**Entries shown**.
>>>

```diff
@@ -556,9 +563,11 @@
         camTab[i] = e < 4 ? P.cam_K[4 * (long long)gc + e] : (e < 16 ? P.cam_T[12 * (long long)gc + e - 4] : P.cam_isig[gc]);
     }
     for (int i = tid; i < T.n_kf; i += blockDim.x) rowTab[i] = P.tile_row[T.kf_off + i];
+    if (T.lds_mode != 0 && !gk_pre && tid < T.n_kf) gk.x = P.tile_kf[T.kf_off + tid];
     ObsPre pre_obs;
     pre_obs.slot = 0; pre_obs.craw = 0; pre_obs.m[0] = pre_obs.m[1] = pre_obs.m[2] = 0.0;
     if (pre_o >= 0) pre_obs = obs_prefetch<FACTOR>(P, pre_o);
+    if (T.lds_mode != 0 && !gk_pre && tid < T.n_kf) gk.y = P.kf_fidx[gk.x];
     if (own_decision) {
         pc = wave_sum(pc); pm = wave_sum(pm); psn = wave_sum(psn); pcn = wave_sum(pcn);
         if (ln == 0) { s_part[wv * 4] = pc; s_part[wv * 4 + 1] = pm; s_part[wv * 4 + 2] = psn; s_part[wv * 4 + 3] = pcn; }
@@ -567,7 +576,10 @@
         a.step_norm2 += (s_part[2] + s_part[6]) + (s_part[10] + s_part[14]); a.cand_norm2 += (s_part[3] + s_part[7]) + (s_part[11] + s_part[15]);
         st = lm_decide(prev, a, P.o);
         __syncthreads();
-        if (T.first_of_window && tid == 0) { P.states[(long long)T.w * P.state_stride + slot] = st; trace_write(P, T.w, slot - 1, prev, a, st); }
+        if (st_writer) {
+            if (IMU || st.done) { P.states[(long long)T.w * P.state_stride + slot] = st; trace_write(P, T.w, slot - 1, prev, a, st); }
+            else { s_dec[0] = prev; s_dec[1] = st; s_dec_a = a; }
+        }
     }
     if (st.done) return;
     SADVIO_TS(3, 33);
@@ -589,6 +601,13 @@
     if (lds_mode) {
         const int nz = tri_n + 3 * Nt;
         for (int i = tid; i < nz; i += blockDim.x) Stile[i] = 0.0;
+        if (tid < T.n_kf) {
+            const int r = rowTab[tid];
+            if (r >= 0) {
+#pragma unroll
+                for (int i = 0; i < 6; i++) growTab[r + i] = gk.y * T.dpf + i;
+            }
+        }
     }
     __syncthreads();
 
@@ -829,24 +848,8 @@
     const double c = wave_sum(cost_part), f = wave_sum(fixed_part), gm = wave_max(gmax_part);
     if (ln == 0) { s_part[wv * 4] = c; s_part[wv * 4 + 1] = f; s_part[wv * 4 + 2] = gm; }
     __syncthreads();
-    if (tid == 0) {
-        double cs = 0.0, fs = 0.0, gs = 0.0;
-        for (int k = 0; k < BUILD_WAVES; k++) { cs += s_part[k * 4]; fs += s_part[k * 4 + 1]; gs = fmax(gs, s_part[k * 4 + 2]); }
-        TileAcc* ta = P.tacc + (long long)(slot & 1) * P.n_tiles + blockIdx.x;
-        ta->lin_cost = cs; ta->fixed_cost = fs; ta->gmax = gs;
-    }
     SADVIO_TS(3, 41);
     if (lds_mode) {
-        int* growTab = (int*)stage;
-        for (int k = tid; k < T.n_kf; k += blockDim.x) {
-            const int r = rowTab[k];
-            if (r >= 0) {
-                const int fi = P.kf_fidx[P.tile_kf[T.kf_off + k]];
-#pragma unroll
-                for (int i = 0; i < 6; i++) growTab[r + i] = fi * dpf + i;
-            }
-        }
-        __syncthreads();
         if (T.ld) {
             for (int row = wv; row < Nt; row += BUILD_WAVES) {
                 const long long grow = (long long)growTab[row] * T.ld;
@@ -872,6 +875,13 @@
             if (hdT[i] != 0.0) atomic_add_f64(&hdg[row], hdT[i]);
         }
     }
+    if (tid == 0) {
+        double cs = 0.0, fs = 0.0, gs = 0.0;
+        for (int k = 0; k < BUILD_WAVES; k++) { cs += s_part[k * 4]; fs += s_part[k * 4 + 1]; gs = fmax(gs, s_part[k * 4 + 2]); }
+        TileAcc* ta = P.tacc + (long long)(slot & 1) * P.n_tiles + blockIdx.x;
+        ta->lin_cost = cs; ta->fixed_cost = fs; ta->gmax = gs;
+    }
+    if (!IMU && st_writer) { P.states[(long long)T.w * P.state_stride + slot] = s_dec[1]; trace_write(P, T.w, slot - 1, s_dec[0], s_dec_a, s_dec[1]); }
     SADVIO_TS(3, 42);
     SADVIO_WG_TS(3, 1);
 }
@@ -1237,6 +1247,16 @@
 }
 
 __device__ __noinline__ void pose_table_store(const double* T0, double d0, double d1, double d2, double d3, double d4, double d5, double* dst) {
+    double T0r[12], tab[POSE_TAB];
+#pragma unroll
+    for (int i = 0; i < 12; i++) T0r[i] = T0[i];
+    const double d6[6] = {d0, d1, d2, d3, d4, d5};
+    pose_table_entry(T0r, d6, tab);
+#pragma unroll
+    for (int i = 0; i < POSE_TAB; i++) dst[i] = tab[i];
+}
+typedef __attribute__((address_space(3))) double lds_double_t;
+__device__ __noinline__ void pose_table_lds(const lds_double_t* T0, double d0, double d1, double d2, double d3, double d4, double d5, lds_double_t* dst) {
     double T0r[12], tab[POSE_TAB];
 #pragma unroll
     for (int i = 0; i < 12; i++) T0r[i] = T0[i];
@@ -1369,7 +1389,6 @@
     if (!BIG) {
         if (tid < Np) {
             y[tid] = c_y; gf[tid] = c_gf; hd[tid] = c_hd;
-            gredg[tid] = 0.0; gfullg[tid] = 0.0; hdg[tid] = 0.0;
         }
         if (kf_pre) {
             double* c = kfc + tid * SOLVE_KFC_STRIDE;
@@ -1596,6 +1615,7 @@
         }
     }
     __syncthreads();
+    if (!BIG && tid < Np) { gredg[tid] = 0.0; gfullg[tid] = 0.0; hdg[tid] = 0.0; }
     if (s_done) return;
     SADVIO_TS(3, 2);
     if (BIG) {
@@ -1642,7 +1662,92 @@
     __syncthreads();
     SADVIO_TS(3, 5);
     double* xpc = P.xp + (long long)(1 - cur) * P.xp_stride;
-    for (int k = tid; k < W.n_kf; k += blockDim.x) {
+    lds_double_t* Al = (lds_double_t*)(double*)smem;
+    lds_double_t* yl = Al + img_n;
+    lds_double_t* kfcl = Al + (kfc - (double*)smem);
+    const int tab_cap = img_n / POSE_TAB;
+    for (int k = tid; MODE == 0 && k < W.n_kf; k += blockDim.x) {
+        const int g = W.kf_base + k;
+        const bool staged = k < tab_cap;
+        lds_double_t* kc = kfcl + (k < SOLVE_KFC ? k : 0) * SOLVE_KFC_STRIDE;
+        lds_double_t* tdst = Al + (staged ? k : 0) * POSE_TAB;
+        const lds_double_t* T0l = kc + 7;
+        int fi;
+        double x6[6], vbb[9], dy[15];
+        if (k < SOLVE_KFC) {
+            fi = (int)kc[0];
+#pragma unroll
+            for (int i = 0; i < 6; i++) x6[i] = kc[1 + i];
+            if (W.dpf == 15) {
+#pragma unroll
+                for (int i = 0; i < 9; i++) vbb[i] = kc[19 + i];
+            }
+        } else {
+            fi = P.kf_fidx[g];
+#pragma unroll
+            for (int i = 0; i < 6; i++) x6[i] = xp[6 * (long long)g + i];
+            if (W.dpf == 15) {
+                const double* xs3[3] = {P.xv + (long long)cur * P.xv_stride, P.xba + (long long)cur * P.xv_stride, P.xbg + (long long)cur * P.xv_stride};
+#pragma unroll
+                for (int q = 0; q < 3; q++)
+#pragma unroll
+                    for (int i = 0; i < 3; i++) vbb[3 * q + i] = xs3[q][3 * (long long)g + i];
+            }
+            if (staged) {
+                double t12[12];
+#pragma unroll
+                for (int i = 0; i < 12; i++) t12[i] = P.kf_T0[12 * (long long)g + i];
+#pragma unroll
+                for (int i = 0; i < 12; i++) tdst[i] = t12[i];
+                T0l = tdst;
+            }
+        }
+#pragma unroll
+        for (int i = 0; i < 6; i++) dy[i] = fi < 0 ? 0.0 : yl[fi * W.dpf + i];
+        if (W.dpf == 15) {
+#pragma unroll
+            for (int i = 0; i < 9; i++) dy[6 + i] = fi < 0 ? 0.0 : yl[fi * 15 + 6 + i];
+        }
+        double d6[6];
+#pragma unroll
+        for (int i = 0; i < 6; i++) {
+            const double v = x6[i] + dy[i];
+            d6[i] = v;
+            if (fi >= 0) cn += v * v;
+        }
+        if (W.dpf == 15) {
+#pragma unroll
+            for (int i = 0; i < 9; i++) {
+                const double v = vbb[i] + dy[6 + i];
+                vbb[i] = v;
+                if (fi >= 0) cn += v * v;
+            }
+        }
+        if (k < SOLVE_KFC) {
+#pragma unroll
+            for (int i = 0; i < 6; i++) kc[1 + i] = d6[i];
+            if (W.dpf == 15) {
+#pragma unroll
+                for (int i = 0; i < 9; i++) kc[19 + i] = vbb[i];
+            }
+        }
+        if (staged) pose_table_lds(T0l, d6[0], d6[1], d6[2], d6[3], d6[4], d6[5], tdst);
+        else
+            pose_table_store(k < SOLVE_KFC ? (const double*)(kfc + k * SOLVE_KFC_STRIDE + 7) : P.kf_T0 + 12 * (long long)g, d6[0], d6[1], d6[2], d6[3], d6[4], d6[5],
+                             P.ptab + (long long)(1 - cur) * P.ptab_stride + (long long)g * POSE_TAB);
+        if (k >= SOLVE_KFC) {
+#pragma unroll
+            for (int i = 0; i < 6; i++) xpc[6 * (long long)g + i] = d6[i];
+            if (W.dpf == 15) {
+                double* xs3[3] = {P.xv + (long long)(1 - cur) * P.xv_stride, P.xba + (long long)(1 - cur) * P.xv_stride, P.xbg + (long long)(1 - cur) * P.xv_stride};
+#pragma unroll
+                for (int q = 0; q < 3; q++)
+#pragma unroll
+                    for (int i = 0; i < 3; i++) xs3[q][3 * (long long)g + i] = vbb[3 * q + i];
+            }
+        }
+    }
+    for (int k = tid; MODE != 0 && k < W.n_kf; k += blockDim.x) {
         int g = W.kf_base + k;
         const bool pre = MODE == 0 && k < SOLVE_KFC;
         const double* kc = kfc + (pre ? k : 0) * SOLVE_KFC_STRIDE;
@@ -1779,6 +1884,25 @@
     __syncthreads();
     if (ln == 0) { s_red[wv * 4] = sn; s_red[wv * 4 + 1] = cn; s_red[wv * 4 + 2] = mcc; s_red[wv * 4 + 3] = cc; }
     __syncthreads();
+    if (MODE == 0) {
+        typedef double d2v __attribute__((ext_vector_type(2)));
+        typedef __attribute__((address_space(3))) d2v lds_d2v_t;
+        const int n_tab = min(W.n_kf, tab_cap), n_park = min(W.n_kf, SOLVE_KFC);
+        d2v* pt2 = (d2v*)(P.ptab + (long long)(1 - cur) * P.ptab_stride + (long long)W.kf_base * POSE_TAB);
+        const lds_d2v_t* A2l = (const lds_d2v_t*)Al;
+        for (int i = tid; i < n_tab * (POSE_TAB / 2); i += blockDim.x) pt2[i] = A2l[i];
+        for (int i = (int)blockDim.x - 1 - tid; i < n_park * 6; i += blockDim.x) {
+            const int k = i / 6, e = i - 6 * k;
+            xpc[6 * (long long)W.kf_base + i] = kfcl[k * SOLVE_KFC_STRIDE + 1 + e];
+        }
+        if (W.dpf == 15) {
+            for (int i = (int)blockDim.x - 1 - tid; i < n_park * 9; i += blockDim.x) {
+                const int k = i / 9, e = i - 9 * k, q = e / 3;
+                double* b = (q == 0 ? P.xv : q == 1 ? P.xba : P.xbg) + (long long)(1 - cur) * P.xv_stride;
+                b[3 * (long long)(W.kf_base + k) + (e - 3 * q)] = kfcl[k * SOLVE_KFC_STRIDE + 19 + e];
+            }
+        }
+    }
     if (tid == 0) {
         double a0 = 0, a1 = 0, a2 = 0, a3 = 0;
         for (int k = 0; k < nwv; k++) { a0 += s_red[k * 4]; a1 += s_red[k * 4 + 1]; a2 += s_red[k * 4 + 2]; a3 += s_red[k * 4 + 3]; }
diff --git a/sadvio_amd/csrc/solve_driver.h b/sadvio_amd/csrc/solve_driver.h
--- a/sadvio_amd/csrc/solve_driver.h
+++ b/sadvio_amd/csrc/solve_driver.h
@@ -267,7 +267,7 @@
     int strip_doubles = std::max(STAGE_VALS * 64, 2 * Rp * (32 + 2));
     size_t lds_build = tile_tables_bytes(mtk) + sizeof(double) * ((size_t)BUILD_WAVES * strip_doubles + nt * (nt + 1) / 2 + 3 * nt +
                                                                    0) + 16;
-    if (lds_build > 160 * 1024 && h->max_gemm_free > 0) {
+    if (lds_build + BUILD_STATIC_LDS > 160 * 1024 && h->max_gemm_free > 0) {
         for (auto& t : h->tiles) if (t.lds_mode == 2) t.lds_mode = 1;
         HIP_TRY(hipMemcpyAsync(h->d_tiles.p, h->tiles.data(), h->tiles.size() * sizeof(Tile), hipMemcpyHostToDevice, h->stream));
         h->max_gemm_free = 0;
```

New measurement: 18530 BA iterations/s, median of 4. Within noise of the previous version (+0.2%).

<<<

**Work item**.
Read the listing above, then copy every line that includes the string "slot".

**Output for this task**.
     pre_obs.slot = 0; pre_obs.craw = 0; pre_obs.m[0] = pre_obs.m[1] = pre_obs.m[2] = 0.0;
-        if (T.first_of_window && tid == 0) { P.states[(long long)T.w * P.state_stride + slot] = st; trace_write(P, T.w, slot - 1, prev, a, st); }
+            if (IMU || st.done) { P.states[(long long)T.w * P.state_stride + slot] = st; trace_write(P, T.w, slot - 1, prev, a, st); }
-        TileAcc* ta = P.tacc + (long long)(slot & 1) * P.n_tiles + blockIdx.x;
+        TileAcc* ta = P.tacc + (long long)(slot & 1) * P.n_tiles + blockIdx.x;
+    if (!IMU && st_writer) { P.states[(long long)T.w * P.state_stride + slot] = s_dec[1]; trace_write(P, T.w, slot - 1, s_dec[0], s_dec_a, s_dec[1]); }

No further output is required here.